= THE PROBLEM =
Answer with a number only, stating how many lines of the records hold the word "true".

= DATASET =
---------------
# Cathoven-AI/Montreal-Forced-Aligner

Hardware: AMD Instinct MI355X
Metric: aligned utterances/sec (whole node), 10 s utts, 5k-state triphone (higher is better)
Workload: dtype f32 scores from 2-way f16-split products (3*2^-22 per term worst case), f64 path costs

## Files before the change

### include/mfa_hip.h

```cpp
#ifndef MFA_HIP_H_
#define MFA_HIP_H_

#include <stddef.h>
#include <stdint.h>

#ifdef __cplusplus
extern "C" {
#endif

#define MFA_API __attribute__((visibility("default")))

typedef struct mfa_ctx mfa_ctx;

MFA_API mfa_ctx *mfa_create(int device_id);
MFA_API void mfa_destroy(mfa_ctx *ctx);
MFA_API const char *mfa_last_error(mfa_ctx *ctx);
MFA_API int mfa_version(void);
MFA_API int mfa_set_stream(mfa_ctx *ctx, void *hip_stream, int use_own);
MFA_API int mfa_synchronize(mfa_ctx *ctx);
MFA_API void *mfa_device_alloc(mfa_ctx *ctx, size_t bytes);
MFA_API int mfa_device_free(mfa_ctx *ctx, void *d_ptr);
MFA_API int mfa_memcpy_h2d(mfa_ctx *ctx, void *d_dst, const void *h_src, size_t bytes);
MFA_API int mfa_memcpy_d2h(mfa_ctx *ctx, void *h_dst, const void *d_src, size_t bytes);
MFA_API int mfa_timer_begin(mfa_ctx *ctx);
MFA_API int mfa_timer_end_ms(mfa_ctx *ctx, float *h_ms);
MFA_API int mfa_kernel_timing(mfa_ctx *ctx, int enable);
MFA_API int mfa_kernel_time_ms(mfa_ctx *ctx, int which, float *h_ms, int *h_launches);
MFA_API int mfa_kernel_time_reset(mfa_ctx *ctx);

typedef struct {
  float sample_frequency;
  float frame_length_ms;
  float frame_shift_ms;
  float preemphasis;
  float low_frequency;
  float high_frequency;
  float cepstral_lifter;
  float energy_floor;
  int32_t num_mel_bins;
  int32_t num_coefficients;
  int32_t snip_edges;
  int32_t remove_dc_offset;
  int32_t use_energy;
  int32_t raw_energy;
} mfa_mfcc_opts;

MFA_API int mfa_mfcc_configure(mfa_ctx *ctx, const mfa_mfcc_opts *opts);
MFA_API int32_t mfa_mfcc_num_frames(mfa_ctx *ctx, int64_t num_samples);
MFA_API int mfa_mfcc_batch(mfa_ctx *ctx, const int16_t *d_pcm, const int64_t *d_sample_off, const int64_t *d_frame_off,
                           int32_t n_utt, int32_t max_frames, float *d_mfcc);

MFA_API int mfa_gather_pcm(int32_t n_utt, const int16_t *const *h_src, const int64_t *h_sample_off, int16_t *h_dst,
                           int32_t n_threads);

MFA_API int64_t mfa_resample_num_samples(int32_t in_hz, int32_t out_hz, int64_t n);
MFA_API int mfa_resample_plan(int32_t in_hz, int32_t out_hz, int32_t *phases, int32_t *in_per_unit, int32_t *max_taps,
                              int32_t *h_first, int32_t *h_taps, float *h_weights);
MFA_API int mfa_resample_plan_general(int32_t in_hz, int32_t out_hz, double cutoff_hz, int32_t zeros, int32_t *phases,
                                      int32_t *in_per_unit, int32_t *max_taps, int32_t *h_first, int32_t *h_taps,
                                      float *h_weights);
MFA_API int32_t mfa_resample_block_outputs(void);
MFA_API int mfa_resample_batch(mfa_ctx *ctx, int32_t in_hz, int32_t out_hz, const int16_t *d_in, const int64_t *d_in_off,
                               int16_t *d_out, const int64_t *d_out_off, const int32_t *d_utt, int32_t n_sel, int64_t max_out);

typedef struct {
  float sample_frequency;
  float frame_length_ms;
  float frame_shift_ms;
  float min_f0;
  float max_f0;
  float soft_min_f0;
  float penalty_factor;
  float lowpass_cutoff;
  float resample_frequency;
  float delta_pitch;
  float nccf_ballast;
  float preemphasis;
  float pov_scale;
  float pov_offset;
  float pitch_scale;
  int32_t lowpass_filter_width;
  int32_t upsample_filter_width;
  int32_t snip_edges;
// ... 208 lines not shown
```

### montreal_forced_aligner_amd/_lib.py

```python
from __future__ import annotations

import ctypes as C
import os
import subprocess
from pathlib import Path

_PKG = Path(__file__).resolve().parent
_SO = Path(os.environ["MFA_HIP_SO"]).resolve() if os.environ.get("MFA_HIP_SO") else _PKG / "libmfa_hip.so"
_SOURCES = ["api.hip", "mfcc.hip", "feats.hip", "gmm.hip", "gmm_band.hip", "gmm_pack.cpp", "score_plan.cpp", "viterbi.hip", "viterbi_general.hip",
            "fmllr.hip", "gmm_acc.hip", "gmm_acc_host.cpp", "resample.hip", "resample_plan.cpp", "pitch.hip", "pitch_plan.cpp", "compress.hip", "align_equal.hip", "align_equal_host.cpp",
            "lda_acc.hip", "lda_acc_host.cpp", "mllt_acc.hip", "mllt_acc_host.cpp", "tree_acc.hip", "tree_acc_host.cpp"]
_LIB = None


class MfaHipError(RuntimeError):
    pass


STATUS_REASONS = {
    2: "no alignment within the retry beam",
    3: "token capacity exceeded (device decoder status 3)",
    4: "back-pointer capacity exceeded (device decoder status 4)",
    5: "unsupported graph: a state with more than 64 arcs of a kind (device decoder status 5)",
    6: "internal consistency check failed (device decoder status 6)",
# ... 69 lines not shown
               "resample_plan.hpp", "pitch_plan.hpp", "compress_math.hpp", "gmm_acc_math.hpp", "tid_lookup.hpp", "align_equal_math.hpp", "lda_acc_math.hpp", "mllt_acc_math.hpp", "tree_acc_math.hpp")
    deps = srcs + [src_dir / h for h in headers] + [_PKG.parent / "include" / "mfa_hip.h"]
    if not force and _SO.exists() and all(_SO.stat().st_mtime >= d.stat().st_mtime for d in deps if d.exists()):
        return _SO
    hipcc = os.environ.get("HIPCC", "/opt/rocm/bin/hipcc")
    cmd = [hipcc, "--offload-arch=gfx950", "-O3", "-ffp-contract=off", "-fPIC", "-shared", "-std=c++17",
           "-fvisibility=hidden"] + os.environ.get("MFA_HIPCC_FLAGS", "").split() + ["-o", str(_SO)] + [str(s) for s in srcs]
    if verbose:
        print(" ".join(cmd))
    subprocess.check_call(cmd)
    return _SO


_vp, _i32, _i64, _f32 = C.c_void_p, C.c_int32, C.c_int64, C.c_float
SIGNATURES = {
    "mfa_create": (_vp, [C.c_int]),
    "mfa_destroy": (None, [_vp]),
    "mfa_last_error": (C.c_char_p, [_vp]),
    "mfa_version": (C.c_int, []),
    "mfa_set_stream": (C.c_int, [_vp, _vp, C.c_int]),
    "mfa_synchronize": (C.c_int, [_vp]),
    "mfa_device_alloc": (_vp, [_vp, C.c_size_t]),
    "mfa_device_free": (C.c_int, [_vp, _vp]),
    "mfa_memcpy_h2d": (C.c_int, [_vp, _vp, _vp, C.c_size_t]),
    "mfa_memcpy_d2h": (C.c_int, [_vp, _vp, _vp, C.c_size_t]),
    "mfa_timer_begin": (C.c_int, [_vp]),
    "mfa_timer_end_ms": (C.c_int, [_vp, C.POINTER(C.c_float)]),
    "mfa_kernel_timing": (C.c_int, [_vp, C.c_int]),
    "mfa_kernel_time_ms": (C.c_int, [_vp, C.c_int, C.POINTER(C.c_float), C.POINTER(C.c_int)]),
    "mfa_kernel_time_reset": (C.c_int, [_vp]),
    "mfa_mfcc_configure": (C.c_int, [_vp, C.POINTER(MfccOpts)]),
    "mfa_mfcc_num_frames": (_i32, [_vp, _i64]),
    "mfa_mfcc_batch": (C.c_int, [_vp, _vp, _vp, _vp, _i32, _i32, _vp]),
    "mfa_gather_pcm": (C.c_int, [_i32, _vp, _vp, _vp, _i32]),
    "mfa_resample_num_samples": (_i64, [_i32, _i32, _i64]),
    "mfa_resample_plan": (C.c_int, [_i32, _i32, _vp, _vp, _vp, _vp, _vp, _vp]),
    "mfa_resample_plan_general": (C.c_int, [_i32, _i32, C.c_double, _i32, _vp, _vp, _vp, _vp, _vp, _vp]),
    "mfa_resample_block_outputs": (_i32, []),
    "mfa_resample_batch": (C.c_int, [_vp, _i32, _i32, _vp, _vp, _vp, _vp, _vp, _i32, _i64]),
    "mfa_pitch_configure": (C.c_int, [_vp, C.POINTER(PitchOpts)]),
    "mfa_pitch_num_frames": (_i32, [_vp, _i64]),
    "mfa_pitch_num_states": (_i32, [_vp]),
    "mfa_pitch_num_columns": (_i32, [_vp]),
    "mfa_pitch_workspace_bytes": (C.c_size_t, [_vp, _i32, _i64, _i64, _i64, _i32]),
    "mfa_pitch_batch": (C.c_int, [_vp, _vp, _vp, _vp, _vp, _vp, _i32, _i32, _vp]),
    "mfa_pitch_process_batch": (C.c_int, [_vp, _vp, _vp, _i32, _i32, _vp, _i32, _i32]),
    "mfa_debug_pitch_stages": (C.c_int, [_vp, C.POINTER(PitchOpts), _vp, _vp, _vp, _vp, _vp, _vp, _vp, _vp, _vp, _vp, _vp, _vp,
                                         _i32, _i32, _vp, _vp, _vp, _vp, _vp, _vp]),
    "mfa_cmvn_stats": (C.c_int, [_vp, _vp, _vp, _i32, _i32, _vp, _vp, _i32, _vp]),
    "mfa_feats_batch": (C.c_int, [_vp, _vp, _vp, _i32, _i32, _i32, _vp, _vp, _i32, _i32, _vp, _i32, _i32, _vp, _vp]),
    "mfa_compress_resident_values": (_i32, []),
    "mfa_compress_batch": (C.c_int, [_vp, _vp, _vp, _i32, _i32, _i32, _i32, _vp, _vp, _i32, _vp, _vp, _vp, _vp]),
    "mfa_debug_compress_host": (C.c_int, [_vp, _i32, _i32, _vp, _vp, _vp, _vp]),
    "mfa_load_gmm": (C.c_int, [_vp, _i32, _i32, _vp, _vp, _vp, _vp]),
    "mfa_gmm_slot": (_i32, [_vp, _i32]),
    "mfa_gmm_sort_pdf_list": (C.c_int, [_vp, _vp, _i32, _vp]),
    "mfa_gmm_sort_pdf_list_keyed": (C.c_int, [_vp, _vp, _vp, _i32, _vp]),
    "mfa_fst_first_frames": (C.c_int, [_i32, _vp, _vp, _i32, _vp]),
    "mfa_debug_gmm_trace": (C.c_int, [_vp, _vp]),
    "mfa_debug_gmm_pack": (C.c_int, [_i32, _i32, _vp, _vp, _vp, _vp, _vp, _vp, _vp, _vp, _vp, _vp, _vp, _vp, _vp, _vp, _vp,
                                      _vp, _vp, _i32, _vp]),
    "mfa_debug_viterbi_stamps": (C.c_int, [_vp, _vp]),
    "mfa_gmm_score_batch": (C.c_int, [_vp, _vp, _vp, _i32, _i32, _vp, _vp, _vp, _vp, _vp, _vp]),
    "mfa_align_batch": (C.c_int, [_vp, C.POINTER(GraphBatch), _vp, _vp, _vp, _vp, _i64, _i64, _i32, _i32, C.POINTER(AlignOpts),
                                  _vp, _vp, _vp, _vp, _vp, _vp]),
    "mfa_align_general_batch": (C.c_int, [_vp, C.POINTER(GraphBatch), _vp, _vp, _vp, _vp, _vp, _i32, _i32, C.POINTER(AlignOpts),
# ... 6 lines not shown
    "mfa_build_score_plans_batch": (C.c_int, [_i32, _vp, _vp, _vp, _vp, _vp, _vp, _i32, _vp, _i32, _i32, _i32, _vp, _vp, _vp, _vp,
                                              _vp, _vp, _vp, _vp, _vp]),
    "mfa_fmllr_acc_batch": (C.c_int, [_vp, _vp, _vp, _i32, _i64, _vp, _vp, _vp, _vp, _i32, _vp, _vp, _vp]),
    "mfa_fmllr_acc_ali_batch": (C.c_int, [_vp, _vp, _vp, _i32, _i64, _vp, _vp, _vp, _i32, _vp, _vp, _vp, _vp, _i32, _vp, _vp, _vp]),
    "mfa_fmllr_stats_model": (C.c_int, [_vp, _i32, _i32, _vp, _vp, _vp]),
    "mfa_gmm_acc_chunk_frames": (_i32, []),
    "mfa_gmm_acc_max_dim": (_i32, []),
    "mfa_gmm_acc_batch": (C.c_int, [_vp, _vp, _i64, _vp, _vp, _vp, _i32, _vp, _vp, _vp, _vp, _vp]),
    "mfa_debug_gmm_acc_host": (C.c_int, [_i32, _i32, _vp, _vp, _vp, _vp, _vp, _i64, _vp, _vp, _vp, _i32, _vp, _vp, _vp, _vp, _vp,
                                          _vp, _i32]),
    "mfa_align_equal_batch": (C.c_int, [_vp, C.POINTER(GraphBatch), _vp, _i64, _i64, _vp, C.c_uint32, _vp, _vp]),
    "mfa_debug_align_equal_host": (C.c_int, [_i32, _vp, _vp, _vp, _vp, _vp, _vp, _vp, _vp, _vp, C.c_uint32, _vp, _vp]),
    "mfa_lda_acc_slab_frames": (_i32, []),
    "mfa_lda_acc_chunk_frames": (_i32, []),
    "mfa_lda_acc_max_dim": (_i32, []),
    "mfa_lda_acc_batch": (C.c_int, [_vp, _vp, _vp, _i32, _i64, _i32, _vp, _vp, _i32, _vp, _vp, _vp, _i32, _i32, _f32, _vp, C.c_uint32,
                                    _vp, _vp, _vp, _vp]),
    "mfa_debug_lda_acc_host": (C.c_int, [_vp, _vp, _i32, _i32, _vp, _vp, _i32, _vp, _vp, _vp, _i32, _i32, _f32, _vp, C.c_uint32,
                                         _vp, _vp, _vp, _vp]),
    "mfa_mllt_acc_chunk_frames": (_i32, []),
    "mfa_mllt_acc_max_dim": (_i32, []),
    "mfa_mllt_acc_batch": (C.c_int, [_vp, _vp, _i64, _vp, _vp, _vp, _i32, _vp, _vp, _vp, _vp]),
    "mfa_debug_mllt_acc_host": (C.c_int, [_i32, _i32, _vp, _vp, _vp, _vp, _vp, _vp, _i64, _vp, _vp, _vp, _vp, _vp, _vp, _i32]),
    "mfa_tree_acc_chunk_frames": (_i32, []),
    "mfa_tree_acc_max_dim": (_i32, []),
    "mfa_tree_acc_batch": (C.c_int, [_vp, _vp, _vp, _i32, _i64, _i32, _vp, _vp, _vp, _vp, _i32, _vp, _i32, _i64, _vp, _vp, _vp, _vp,
                                     _vp, _vp, _vp]),
    "mfa_debug_tree_acc_host": (C.c_int, [_vp, _vp, _i32, _i32, _vp, _vp, _vp, _vp, _i32, _vp, _i32, _i64, _vp, _vp, _vp, _vp, _vp,
                                          _vp, _vp]),
    "mfa_align_workspace_bytes": (C.c_size_t, [_vp, _i32, _i64, C.POINTER(AlignOpts)]),
}


def lib() -> C.CDLL:
    global _LIB
    if _LIB is None:
        if not _SO.exists():
            raise MfaHipError(
                f"{_SO} is missing: build it with `python -c 'import __graft_entry__ as g; g.build()'` "
                "(the alignment path has no CPU fallback)"
            )
        import torch

        try:
            handle = C.CDLL(str(_SO))
        except OSError as e:
            raise MfaHipError(f"cannot load {_SO}: {e}") from e
        for name, (res, args) in SIGNATURES.items():
            fn = getattr(handle, name)
            fn.restype = res
            fn.argtypes = args
        _LIB = handle
    return _LIB


def check(ctx, rc: int, what: str) -> None:
    if rc != 0:
        msg = lib().mfa_last_error(ctx)
        raise MfaHipError(f"{what}: {msg.decode() if msg else 'error'}")


def _ptr(t):
    return None if t is None else C.c_void_p(t.data_ptr())
```

### montreal_forced_aligner_amd/csrc/mfcc.hip

```cpp
#include <algorithm>
#include <cmath>
#include <vector>

#include "ctx.hpp"

namespace {

typedef float v2f __attribute__((ext_vector_type(2)));

constexpr int kNfft = 512;
constexpr int kHalf = 256;
#ifndef MFA_MFCC_WAVES
#define MFA_MFCC_WAVES 8
#endif
constexpr int kWavesPerBlock = MFA_MFCC_WAVES;
constexpr int kFramesPerWave = 16;
constexpr int kFramesPerBlock = kWavesPerBlock * kFramesPerWave;
constexpr int kMaxBins = 32;
constexpr int kMaxCeps = 16;
constexpr int kMaxDct = 384;
constexpr int kMaxPieces = 96;
constexpr int kPieceTaps = 8;
constexpr int kMaxMelW = kMaxPieces * kPieceTaps;
constexpr int kRowPad = 17;
constexpr int kTileFloats = 4 * 16 * kRowPad * 2;
constexpr int kPStride = 273;
constexpr int kPartStride = kMaxPieces + 8;
constexpr int kMelStride = kMaxBins + 8;
constexpr int kPartOff = 4 * kPStride;
constexpr int kMelOff = kPartOff + 4 * kPartStride;
static_assert(kMelOff + 4 * kMelStride <= kTileFloats, "tile reuse");

struct MfccParams {
  int win, shift, nbins, nceps, snip_edges, remove_dc;
  int n_pieces, n_rounds, np_max;
  int raw_energy;
  float log_energy_floor;
  float preemph;
  const float *window;
  const float *tw256;
  const float *tw512;
  const float *melw;
  const int32_t *melinfo;
  const float *dct;
  const float *lifter;
};

#define WAVE_SYNC()                                              \
  do {                                                           \
    __builtin_amdgcn_fence(__ATOMIC_RELEASE, "wavefront");       \
    __builtin_amdgcn_wave_barrier();                             \
    __builtin_amdgcn_fence(__ATOMIC_ACQUIRE, "wavefront");       \
  } while (0)

template <int CTRL>
__device__ __forceinline__ float dpp_f32(float old, float v) {
  return __int_as_float(__builtin_amdgcn_update_dpp(__float_as_int(old), __float_as_int(v), CTRL, 0xF, 0xF, false));
}
template <int CTRL>
__device__ __forceinline__ float dpp_perm(float v) {
  return __int_as_float(__builtin_amdgcn_mov_dpp(__float_as_int(v), CTRL, 0xF, 0xF, true));
}
__device__ __forceinline__ float row_sum_exact(float v) {
  v += dpp_f32<0xB1>(0.0f, v);
// ... 14 lines not shown
template <bool kZero3 = false>
__device__ __forceinline__ void dft4(v2f &a0, v2f &a1, v2f &a2, v2f &a3) {
  const v2f s02 = a0 + a2, d02 = a0 - a2;
  const v2f s13 = kZero3 ? a1 : a1 + a3, d13 = kZero3 ? a1 : a1 - a3;
  a0 = s02 + s13; a2 = s02 - s13;
  a1 = (v2f){d02.x + d13.y, d02.y - d13.x};
  a3 = (v2f){d02.x - d13.y, d02.y + d13.x};
}
template <int kLive = 16>
__device__ __forceinline__ void dft16(v2f (&a)[16]) {
  constexpr float c1 = 0.92387953251128674f, s1 = 0.38268343236508977f, h = 0.70710678118654752f;
#pragma unroll
  for (int na = 0; na < 4; na++) {
    if (na + 12 >= kLive && na + 8 < kLive) dft4<true>(a[na], a[na + 4], a[na + 8], a[na + 12]);
    else dft4<false>(a[na], a[na + 4], a[na + 8], a[na + 12]);
  }
  a[1 + 4] = cmul(a[1 + 4], (v2f){c1, -s1});
  a[1 + 8] = cmul(a[1 + 8], (v2f){h, -h});
  a[1 + 12] = cmul(a[1 + 12], (v2f){s1, -c1});
  a[2 + 4] = cmul(a[2 + 4], (v2f){h, -h});
  a[2 + 8] = (v2f){a[2 + 8].y, -a[2 + 8].x};
  a[2 + 12] = cmul(a[2 + 12], (v2f){-h, -h});
  a[3 + 4] = cmul(a[3 + 4], (v2f){s1, -c1});
  a[3 + 8] = cmul(a[3 + 8], (v2f){-h, -h});
  a[3 + 12] = cmul(a[3 + 12], (v2f){-c1, s1});
#pragma unroll
  for (int kb = 0; kb < 4; kb++) dft4(a[4 * kb], a[4 * kb + 1], a[4 * kb + 2], a[4 * kb + 3]);
#pragma unroll
  for (int kb = 0; kb < 4; kb++)
#pragma unroll
    for (int ka = kb + 1; ka < 4; ka++) { const v2f t = a[4 * kb + ka]; a[4 * kb + ka] = a[4 * ka + kb]; a[4 * ka + kb] = t; }
}
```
---------------
= RESPONSE AREA =
2